(Saved data entries)
int rsvld_denoiser_out(const float* net_out_nhwc, const float* input, float* out,
                       int B, int C, int H, int W, int c_pad, float c_out, float c_skip, void* stream);
int rsvld_lerp_f32(const float* a, const float* b, float* out, int64_t n, float w, void* stream);
int rsvld_axpy_f32(const float* x, const float* y, float* out, int64_t n, float s, void* stream);
int rsvld_euler_step(const float* x_hat, const float* denoised, const float* x_center, float* x_out,
                     int64_t n, float restore_w, float sigma_hat, float dt, void* stream);
int rsvld_tile_blend_accumulate(float* acc, float* cnt, const float* tile, const float* weights,
                                int B, int C, int H, int W, int y0, int x0, int th, int tw, void* stream);
int rsvld_tile_blend_finish(const float* acc, const float* cnt, float* out, int64_t n, void* stream);
int64_t rsvld_absdiff_ws_bytes(int rows, int64_t n_per_row);
int rsvld_absdiff_sums(const void* a, const void* b, float* out, int rows, int64_t n_per_row,
                       int dtype, void* ws, void* stream);

int rsvld_gaussian_sample(const void* moments_nhwc, const float* noise, float* z,
                          int B, int C, int H, int W, int m_c, float scale, int src_f32,
                          int dtype, void* stream);

int rsvld_wavelet_blur(const float* img, float* low, float* high_accum, int planes, int H, int W,
                       int radius, void* stream);
int rsvld_add_f32(const float* a, const float* b, float* out, int64_t n, void* stream);
int rsvld_adain(const float* content, const float* style, float* out, float* ws_stats,
                int planes, int64_t HW, void* stream);

int rsvld_concat_c(const void* a, const void* b, void* out, int64_t rows, int C1, int C2,
                   int dtype, void* stream);

int rsvld_conv2d_nhwc_f32(const rsvld_conv_desc* d, void* stream);
int64_t rsvld_groupnorm_f32_ws_bytes(int B, int HW, int C, int groups);
int rsvld_groupnorm_stats_f32(const float* x, float* mean_var, int B, int HW, int C, int groups, void* ws, void* stream);
int rsvld_groupnorm_apply_f32(const float* x, float* y, const float* mean_var, const float* gamma, const float* beta,
                              const float* mod_scale1p, const float* mod_shift, int mod_stride,
                              int B, int HW, int C, int groups, float eps, int silu, void* stream);
int rsvld_attention_f32(const float* q, const float* k, const float* v, float* out,
                        int B, int heads, int Nq, int Nk, int D,
                        int64_t q_batch_stride, int64_t q_tok_stride,
                        int64_t k_batch_stride, int64_t k_tok_stride,
                        int64_t v_batch_stride, int64_t v_tok_stride,
                        int64_t o_batch_stride, int64_t o_tok_stride,
                        float scale, void* stream);
int rsvld_attention_f32_split(const float* q, const float* k, const float* v, float* out,
                              int B, int heads, int Nq, int Nk, int D,
                              int64_t q_batch_stride, int64_t q_tok_stride,
                              int64_t k_batch_stride, int64_t k_tok_stride,
                              int64_t v_batch_stride, int64_t v_tok_stride,
                              int64_t o_batch_stride, int64_t o_tok_stride,
                              float scale, void* stream);
int rsvld_layernorm_f32(const float* x, float* y, const float* gamma, const float* beta, int64_t rows, int C, float eps,
                        void* stream);
int rsvld_concat_c_f32(const float* a, const float* b, float* out, int64_t rows, int C1, int C2, void* stream);
int rsvld_axpby_f32(const float* a, const float* b, float* out, int64_t n, float sa, float sb, void* stream);
int rsvld_absdiff_sums_f32(const float* a, const float* b, float* out, int rows, int64_t n_per_row, void* stream);
int rsvld_nchw_f32_to_nhwc_f32(const float* src, float* dst, int B, int C, int H, int W,
                               int Cdst, int c_off, int zero_pad, float scale, void* stream);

#### Work to be completed
Read through the data and copy every line where "dtype" shows up.

#### Solution to this exercise
                       int dtype, void* ws, void* stream);
                          int dtype, void* stream);
                   int dtype, void* stream);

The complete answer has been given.